> _What the task asks_
The answer should consist of every line in the material below that has the word "ConvArgs".

━━━━━━━━━━━━━━━━━━━━━━━━━━━━━━

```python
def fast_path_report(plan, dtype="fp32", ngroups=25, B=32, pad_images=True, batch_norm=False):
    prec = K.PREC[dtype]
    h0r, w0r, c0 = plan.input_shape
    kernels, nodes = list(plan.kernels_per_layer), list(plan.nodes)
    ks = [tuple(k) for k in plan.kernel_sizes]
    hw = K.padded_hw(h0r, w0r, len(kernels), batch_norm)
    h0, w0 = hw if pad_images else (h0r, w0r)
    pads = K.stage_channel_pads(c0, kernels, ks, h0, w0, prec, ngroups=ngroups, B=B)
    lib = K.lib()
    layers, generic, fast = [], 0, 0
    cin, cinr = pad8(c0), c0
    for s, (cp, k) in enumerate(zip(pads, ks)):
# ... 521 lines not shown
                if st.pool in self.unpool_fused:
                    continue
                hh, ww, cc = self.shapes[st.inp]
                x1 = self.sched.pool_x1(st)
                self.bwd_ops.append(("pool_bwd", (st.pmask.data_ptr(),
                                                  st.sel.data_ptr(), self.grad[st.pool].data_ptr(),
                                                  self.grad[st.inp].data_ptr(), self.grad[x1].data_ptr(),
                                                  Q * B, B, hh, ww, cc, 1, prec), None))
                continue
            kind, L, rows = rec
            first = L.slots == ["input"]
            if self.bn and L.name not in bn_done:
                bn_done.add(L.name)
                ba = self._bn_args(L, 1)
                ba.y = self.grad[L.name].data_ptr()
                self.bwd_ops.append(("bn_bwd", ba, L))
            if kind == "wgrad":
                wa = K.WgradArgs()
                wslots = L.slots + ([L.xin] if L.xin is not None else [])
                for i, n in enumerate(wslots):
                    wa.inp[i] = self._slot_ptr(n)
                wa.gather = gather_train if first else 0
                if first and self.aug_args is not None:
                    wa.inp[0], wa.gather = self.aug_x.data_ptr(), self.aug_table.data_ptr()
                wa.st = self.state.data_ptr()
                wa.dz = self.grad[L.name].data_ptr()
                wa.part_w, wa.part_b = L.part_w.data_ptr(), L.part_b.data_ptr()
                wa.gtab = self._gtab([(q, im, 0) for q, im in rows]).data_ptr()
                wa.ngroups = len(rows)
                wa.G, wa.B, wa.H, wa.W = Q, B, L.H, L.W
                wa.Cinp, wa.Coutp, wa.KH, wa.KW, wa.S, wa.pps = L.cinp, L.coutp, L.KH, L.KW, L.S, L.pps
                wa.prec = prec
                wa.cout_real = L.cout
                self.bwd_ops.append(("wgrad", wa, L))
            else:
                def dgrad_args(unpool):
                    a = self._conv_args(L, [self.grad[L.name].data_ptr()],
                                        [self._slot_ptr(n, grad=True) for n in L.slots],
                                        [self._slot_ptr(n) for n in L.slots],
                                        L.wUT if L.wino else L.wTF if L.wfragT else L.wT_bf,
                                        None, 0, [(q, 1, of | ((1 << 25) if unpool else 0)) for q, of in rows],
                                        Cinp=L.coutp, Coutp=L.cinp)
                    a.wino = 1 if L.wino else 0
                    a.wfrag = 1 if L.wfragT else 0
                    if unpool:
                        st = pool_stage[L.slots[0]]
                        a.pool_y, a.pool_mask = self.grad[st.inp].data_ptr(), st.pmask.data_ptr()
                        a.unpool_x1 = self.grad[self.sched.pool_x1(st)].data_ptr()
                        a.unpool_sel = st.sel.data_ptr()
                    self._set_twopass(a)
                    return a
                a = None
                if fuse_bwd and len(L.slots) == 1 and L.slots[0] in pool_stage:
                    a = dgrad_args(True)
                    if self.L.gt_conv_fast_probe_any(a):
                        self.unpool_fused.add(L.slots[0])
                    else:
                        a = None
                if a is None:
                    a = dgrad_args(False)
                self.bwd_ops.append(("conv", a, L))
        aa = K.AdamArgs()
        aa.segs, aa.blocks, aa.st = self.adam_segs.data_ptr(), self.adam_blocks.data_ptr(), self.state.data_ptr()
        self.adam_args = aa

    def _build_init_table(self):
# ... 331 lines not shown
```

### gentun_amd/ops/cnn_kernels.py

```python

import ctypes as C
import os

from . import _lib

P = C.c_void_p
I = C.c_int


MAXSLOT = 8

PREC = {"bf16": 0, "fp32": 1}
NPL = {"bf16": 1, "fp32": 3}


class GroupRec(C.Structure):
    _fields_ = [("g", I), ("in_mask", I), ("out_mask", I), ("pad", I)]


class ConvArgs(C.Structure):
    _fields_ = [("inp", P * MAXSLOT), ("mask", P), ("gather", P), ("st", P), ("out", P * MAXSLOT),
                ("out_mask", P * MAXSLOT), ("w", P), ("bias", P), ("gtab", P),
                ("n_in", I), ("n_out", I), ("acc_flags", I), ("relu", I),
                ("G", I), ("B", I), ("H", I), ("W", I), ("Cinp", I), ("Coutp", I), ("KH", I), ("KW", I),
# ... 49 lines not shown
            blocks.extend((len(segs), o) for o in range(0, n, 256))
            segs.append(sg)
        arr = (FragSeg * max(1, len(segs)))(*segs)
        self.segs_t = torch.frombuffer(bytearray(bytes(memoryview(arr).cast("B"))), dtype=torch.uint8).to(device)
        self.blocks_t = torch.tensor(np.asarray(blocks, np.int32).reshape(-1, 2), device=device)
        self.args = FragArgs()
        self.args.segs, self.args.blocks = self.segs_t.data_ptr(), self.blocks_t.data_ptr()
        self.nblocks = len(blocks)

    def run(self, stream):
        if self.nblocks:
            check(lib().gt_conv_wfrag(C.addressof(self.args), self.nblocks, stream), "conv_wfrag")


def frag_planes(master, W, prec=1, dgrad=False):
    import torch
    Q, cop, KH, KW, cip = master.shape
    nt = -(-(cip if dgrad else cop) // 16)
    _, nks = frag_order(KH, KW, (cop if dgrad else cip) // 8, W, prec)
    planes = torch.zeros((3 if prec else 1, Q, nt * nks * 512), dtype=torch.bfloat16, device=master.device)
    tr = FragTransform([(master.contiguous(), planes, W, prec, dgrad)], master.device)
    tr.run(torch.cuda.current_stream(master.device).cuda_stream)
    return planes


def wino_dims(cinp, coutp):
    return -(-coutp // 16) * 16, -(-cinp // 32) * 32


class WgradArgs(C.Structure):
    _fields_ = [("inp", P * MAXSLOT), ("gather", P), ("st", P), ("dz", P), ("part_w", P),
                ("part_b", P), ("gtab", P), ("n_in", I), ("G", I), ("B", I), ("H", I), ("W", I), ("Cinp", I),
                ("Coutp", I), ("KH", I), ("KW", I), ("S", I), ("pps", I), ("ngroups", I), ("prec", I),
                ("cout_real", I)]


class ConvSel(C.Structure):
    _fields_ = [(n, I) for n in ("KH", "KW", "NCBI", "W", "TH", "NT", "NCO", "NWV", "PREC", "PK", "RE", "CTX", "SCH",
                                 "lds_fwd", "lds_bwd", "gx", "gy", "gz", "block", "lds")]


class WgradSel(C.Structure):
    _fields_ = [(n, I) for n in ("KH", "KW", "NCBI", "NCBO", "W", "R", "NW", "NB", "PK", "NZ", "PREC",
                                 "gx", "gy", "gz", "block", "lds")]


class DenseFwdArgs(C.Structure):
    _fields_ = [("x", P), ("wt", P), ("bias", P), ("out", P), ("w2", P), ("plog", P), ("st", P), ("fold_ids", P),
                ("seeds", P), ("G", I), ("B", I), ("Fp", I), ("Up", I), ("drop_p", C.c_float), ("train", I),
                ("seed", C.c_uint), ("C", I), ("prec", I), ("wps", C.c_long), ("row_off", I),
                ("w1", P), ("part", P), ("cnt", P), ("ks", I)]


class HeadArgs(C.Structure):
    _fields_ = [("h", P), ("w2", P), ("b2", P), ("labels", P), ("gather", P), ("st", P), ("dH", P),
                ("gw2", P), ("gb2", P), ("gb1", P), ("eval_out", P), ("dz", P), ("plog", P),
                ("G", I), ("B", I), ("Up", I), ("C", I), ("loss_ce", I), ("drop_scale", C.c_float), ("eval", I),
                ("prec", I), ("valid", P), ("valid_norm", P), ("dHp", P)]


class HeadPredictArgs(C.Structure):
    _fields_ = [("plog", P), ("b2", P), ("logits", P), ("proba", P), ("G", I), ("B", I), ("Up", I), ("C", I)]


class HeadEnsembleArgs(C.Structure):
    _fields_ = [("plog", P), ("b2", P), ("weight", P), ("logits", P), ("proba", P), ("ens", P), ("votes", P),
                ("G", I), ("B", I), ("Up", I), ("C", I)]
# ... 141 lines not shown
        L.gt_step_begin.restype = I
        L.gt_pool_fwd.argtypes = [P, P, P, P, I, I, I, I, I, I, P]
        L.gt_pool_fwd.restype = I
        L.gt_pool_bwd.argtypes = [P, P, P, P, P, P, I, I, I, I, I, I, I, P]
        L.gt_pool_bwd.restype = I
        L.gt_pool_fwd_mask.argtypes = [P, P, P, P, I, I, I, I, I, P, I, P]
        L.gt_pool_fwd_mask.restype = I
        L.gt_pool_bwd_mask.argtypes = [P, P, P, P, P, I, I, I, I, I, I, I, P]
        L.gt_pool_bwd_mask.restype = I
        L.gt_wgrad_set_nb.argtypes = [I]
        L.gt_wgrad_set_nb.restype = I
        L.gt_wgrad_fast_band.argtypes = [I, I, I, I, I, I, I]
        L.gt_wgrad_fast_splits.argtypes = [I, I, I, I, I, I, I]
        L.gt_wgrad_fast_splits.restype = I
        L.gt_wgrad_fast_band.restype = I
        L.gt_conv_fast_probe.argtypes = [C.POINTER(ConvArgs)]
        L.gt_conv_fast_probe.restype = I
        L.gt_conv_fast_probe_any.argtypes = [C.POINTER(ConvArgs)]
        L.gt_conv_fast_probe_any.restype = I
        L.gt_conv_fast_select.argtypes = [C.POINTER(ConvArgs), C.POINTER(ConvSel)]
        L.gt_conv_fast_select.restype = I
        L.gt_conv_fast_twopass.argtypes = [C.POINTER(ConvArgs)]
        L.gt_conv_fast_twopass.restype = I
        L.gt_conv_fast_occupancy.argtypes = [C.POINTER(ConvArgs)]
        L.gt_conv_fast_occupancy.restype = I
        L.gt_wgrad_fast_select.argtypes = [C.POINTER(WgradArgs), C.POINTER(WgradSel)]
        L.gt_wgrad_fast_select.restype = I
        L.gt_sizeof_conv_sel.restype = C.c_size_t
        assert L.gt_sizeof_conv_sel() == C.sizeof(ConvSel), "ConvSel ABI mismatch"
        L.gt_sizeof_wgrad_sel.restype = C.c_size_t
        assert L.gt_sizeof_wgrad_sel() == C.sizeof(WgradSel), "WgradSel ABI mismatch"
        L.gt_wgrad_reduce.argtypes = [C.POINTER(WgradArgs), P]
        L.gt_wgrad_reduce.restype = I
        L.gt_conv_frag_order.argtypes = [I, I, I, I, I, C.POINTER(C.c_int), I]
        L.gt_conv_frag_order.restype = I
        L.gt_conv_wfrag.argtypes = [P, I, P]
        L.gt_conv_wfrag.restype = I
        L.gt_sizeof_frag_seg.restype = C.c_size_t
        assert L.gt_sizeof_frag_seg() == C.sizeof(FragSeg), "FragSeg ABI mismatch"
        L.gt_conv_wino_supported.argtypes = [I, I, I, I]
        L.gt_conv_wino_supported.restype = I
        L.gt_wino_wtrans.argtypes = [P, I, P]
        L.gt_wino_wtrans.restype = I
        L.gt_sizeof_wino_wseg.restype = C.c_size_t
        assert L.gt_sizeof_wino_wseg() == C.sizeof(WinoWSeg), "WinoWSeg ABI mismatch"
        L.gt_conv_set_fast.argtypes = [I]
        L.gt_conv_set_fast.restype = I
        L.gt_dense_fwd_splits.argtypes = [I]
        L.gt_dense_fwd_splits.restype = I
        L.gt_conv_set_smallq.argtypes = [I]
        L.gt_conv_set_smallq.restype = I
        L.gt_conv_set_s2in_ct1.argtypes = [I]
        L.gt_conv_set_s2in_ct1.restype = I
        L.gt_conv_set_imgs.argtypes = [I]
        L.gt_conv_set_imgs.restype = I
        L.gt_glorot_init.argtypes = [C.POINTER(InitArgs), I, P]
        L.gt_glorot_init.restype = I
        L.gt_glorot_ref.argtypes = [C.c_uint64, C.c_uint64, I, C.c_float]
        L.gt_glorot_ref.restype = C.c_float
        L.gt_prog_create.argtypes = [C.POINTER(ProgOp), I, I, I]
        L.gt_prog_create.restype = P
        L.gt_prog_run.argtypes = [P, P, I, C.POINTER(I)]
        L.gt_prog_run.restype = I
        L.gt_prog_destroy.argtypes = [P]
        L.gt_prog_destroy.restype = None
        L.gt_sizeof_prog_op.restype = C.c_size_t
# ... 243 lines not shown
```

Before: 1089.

━━━━━━━━━━━━━━━━━━━━━━━━━━━━━━

> _Finished task_
class ConvArgs(C.Structure):
        L.gt_conv_fast_probe.argtypes = [C.POINTER(ConvArgs)]
        L.gt_conv_fast_probe_any.argtypes = [C.POINTER(ConvArgs)]
        L.gt_conv_fast_select.argtypes = [C.POINTER(ConvArgs), C.POINTER(ConvSel)]
        L.gt_conv_fast_twopass.argtypes = [C.POINTER(ConvArgs)]
        L.gt_conv_fast_occupancy.argtypes = [C.POINTER(ConvArgs)]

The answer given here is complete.